(Stored data)
* * * *

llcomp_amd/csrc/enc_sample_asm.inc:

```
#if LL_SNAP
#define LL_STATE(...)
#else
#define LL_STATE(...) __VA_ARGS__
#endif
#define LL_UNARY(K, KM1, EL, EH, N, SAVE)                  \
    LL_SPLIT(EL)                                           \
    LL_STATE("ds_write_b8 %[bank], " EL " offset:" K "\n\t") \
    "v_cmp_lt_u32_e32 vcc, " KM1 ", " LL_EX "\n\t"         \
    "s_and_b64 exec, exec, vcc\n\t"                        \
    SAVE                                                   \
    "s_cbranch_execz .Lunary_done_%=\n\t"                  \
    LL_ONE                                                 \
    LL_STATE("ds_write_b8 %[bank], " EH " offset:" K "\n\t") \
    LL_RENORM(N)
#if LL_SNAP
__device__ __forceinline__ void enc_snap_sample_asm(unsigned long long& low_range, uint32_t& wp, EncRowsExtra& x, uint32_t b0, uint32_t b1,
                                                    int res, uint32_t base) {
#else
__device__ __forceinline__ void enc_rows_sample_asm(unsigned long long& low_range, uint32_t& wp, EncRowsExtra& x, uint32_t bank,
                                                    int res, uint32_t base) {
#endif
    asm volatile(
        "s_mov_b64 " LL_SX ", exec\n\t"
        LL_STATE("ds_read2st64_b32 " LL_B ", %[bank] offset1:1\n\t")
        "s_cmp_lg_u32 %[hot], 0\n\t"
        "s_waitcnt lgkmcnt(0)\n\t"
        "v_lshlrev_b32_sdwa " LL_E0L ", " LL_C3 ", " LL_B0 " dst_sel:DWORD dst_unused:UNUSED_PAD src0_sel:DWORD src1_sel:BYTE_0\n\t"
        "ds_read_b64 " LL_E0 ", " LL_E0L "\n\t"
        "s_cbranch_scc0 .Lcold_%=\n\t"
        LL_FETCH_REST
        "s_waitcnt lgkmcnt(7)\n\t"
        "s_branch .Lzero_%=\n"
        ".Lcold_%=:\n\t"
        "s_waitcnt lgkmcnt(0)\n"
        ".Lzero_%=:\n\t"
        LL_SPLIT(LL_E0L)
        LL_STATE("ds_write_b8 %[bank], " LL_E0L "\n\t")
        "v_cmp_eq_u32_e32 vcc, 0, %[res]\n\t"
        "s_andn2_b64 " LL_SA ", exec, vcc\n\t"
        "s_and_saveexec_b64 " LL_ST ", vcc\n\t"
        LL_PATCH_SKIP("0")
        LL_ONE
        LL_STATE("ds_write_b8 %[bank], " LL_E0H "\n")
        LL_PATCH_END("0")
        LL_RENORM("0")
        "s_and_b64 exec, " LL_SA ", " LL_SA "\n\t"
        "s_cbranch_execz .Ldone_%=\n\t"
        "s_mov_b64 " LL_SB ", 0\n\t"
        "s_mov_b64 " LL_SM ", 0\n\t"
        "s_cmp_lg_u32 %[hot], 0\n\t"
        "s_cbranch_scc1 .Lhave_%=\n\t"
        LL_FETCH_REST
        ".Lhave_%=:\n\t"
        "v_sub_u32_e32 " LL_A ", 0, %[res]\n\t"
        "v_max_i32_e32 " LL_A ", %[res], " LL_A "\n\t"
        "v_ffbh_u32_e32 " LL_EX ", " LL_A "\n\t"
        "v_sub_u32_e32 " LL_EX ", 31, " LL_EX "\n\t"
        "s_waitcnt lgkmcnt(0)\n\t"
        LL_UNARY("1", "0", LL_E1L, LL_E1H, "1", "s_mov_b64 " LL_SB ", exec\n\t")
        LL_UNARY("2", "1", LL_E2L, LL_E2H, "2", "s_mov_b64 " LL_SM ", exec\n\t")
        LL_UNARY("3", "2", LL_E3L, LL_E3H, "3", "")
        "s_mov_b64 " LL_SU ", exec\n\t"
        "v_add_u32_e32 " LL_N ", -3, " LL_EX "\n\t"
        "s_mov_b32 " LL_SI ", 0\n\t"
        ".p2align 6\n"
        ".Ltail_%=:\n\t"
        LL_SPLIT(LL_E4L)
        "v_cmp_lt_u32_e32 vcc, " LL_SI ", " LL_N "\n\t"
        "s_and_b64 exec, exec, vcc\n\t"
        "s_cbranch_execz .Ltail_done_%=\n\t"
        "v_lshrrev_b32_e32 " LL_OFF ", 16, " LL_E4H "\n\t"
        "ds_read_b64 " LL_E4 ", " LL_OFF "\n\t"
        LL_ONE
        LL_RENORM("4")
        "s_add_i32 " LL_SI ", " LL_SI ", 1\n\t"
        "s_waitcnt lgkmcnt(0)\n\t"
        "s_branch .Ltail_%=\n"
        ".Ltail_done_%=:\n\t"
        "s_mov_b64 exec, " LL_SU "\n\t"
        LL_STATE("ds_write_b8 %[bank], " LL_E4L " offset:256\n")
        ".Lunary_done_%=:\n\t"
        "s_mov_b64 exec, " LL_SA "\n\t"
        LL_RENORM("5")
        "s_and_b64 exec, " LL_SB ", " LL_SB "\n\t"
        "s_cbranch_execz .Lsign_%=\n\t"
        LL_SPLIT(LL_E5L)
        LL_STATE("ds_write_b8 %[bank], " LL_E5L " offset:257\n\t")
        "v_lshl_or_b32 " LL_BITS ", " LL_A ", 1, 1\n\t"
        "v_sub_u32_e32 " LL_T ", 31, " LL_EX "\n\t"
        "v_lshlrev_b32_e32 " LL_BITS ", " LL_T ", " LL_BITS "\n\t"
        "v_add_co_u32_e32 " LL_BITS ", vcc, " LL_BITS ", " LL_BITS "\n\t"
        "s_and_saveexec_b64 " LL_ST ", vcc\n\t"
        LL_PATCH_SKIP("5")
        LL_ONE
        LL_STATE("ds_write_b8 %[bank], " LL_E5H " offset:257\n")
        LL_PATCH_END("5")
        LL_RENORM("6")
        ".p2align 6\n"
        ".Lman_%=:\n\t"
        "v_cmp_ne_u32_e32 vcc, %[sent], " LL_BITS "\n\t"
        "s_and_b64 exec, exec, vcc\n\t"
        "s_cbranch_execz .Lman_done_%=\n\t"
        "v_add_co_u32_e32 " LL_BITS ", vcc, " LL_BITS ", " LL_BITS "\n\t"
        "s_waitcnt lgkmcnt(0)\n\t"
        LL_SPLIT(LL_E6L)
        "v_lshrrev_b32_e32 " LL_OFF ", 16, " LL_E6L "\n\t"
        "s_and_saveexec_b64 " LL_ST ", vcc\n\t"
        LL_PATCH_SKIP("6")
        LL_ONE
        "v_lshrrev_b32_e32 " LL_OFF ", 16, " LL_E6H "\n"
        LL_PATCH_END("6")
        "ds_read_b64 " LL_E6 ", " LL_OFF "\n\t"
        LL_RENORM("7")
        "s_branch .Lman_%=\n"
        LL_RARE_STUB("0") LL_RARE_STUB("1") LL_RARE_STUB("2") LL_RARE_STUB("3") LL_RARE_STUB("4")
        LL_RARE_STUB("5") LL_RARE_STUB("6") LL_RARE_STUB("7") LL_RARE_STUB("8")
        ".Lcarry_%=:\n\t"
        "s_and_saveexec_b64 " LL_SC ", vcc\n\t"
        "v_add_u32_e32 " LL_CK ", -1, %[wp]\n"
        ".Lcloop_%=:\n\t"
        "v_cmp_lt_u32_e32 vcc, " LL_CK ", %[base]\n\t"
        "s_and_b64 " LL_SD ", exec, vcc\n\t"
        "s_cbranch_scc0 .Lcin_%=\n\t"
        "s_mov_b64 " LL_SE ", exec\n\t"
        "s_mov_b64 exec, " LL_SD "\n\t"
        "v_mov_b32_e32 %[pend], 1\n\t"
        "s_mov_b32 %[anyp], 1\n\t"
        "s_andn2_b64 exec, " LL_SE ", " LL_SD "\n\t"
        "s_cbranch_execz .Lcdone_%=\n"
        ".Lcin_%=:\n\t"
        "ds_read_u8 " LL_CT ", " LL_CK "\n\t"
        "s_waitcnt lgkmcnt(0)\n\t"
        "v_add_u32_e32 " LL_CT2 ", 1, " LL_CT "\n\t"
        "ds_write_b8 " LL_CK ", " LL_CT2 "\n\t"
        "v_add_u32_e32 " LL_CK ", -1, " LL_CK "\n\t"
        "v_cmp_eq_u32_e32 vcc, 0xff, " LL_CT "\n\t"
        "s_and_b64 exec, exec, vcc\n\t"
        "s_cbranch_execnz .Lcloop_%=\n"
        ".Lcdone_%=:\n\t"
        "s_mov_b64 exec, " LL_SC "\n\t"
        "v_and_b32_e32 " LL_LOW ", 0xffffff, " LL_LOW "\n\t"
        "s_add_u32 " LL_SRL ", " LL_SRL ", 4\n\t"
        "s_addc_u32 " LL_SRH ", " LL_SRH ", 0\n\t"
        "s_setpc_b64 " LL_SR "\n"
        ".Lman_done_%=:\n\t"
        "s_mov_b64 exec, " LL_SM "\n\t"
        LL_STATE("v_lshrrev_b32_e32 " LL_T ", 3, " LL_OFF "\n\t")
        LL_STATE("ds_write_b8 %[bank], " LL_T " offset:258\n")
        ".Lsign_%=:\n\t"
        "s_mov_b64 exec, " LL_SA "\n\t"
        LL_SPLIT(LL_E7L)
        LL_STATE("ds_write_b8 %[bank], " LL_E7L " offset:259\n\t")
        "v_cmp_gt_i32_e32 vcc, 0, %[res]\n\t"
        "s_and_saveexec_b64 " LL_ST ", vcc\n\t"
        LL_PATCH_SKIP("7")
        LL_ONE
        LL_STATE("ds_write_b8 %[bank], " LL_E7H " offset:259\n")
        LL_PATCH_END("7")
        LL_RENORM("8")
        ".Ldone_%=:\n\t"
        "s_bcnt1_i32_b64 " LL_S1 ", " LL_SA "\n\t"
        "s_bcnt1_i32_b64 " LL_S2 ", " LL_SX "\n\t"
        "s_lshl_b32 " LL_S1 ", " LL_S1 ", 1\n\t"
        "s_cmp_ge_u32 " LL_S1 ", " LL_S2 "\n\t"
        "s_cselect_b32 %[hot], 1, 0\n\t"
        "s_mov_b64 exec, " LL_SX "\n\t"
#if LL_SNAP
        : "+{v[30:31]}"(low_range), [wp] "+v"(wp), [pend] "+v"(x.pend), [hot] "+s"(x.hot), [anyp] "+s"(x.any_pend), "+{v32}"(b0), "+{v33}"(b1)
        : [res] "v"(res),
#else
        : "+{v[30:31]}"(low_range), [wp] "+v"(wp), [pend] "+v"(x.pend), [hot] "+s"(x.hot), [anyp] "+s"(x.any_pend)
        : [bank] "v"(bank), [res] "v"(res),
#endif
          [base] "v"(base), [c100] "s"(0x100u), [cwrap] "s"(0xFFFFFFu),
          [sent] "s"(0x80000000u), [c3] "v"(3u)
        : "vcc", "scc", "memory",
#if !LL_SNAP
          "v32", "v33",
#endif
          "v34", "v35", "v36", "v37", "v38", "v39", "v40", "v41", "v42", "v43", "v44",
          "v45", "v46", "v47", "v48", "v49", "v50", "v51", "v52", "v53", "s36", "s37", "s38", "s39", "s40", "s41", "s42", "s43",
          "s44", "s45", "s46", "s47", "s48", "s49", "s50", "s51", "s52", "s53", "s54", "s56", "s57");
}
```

* * * *

-- What is needed --
Among the entries above, find every line holding "void" and copy it.

-- Exercise result --
__device__ __forceinline__ void enc_snap_sample_asm(unsigned long long& low_range, uint32_t& wp, EncRowsExtra& x, uint32_t b0, uint32_t b1,
__device__ __forceinline__ void enc_rows_sample_asm(unsigned long long& low_range, uint32_t& wp, EncRowsExtra& x, uint32_t bank,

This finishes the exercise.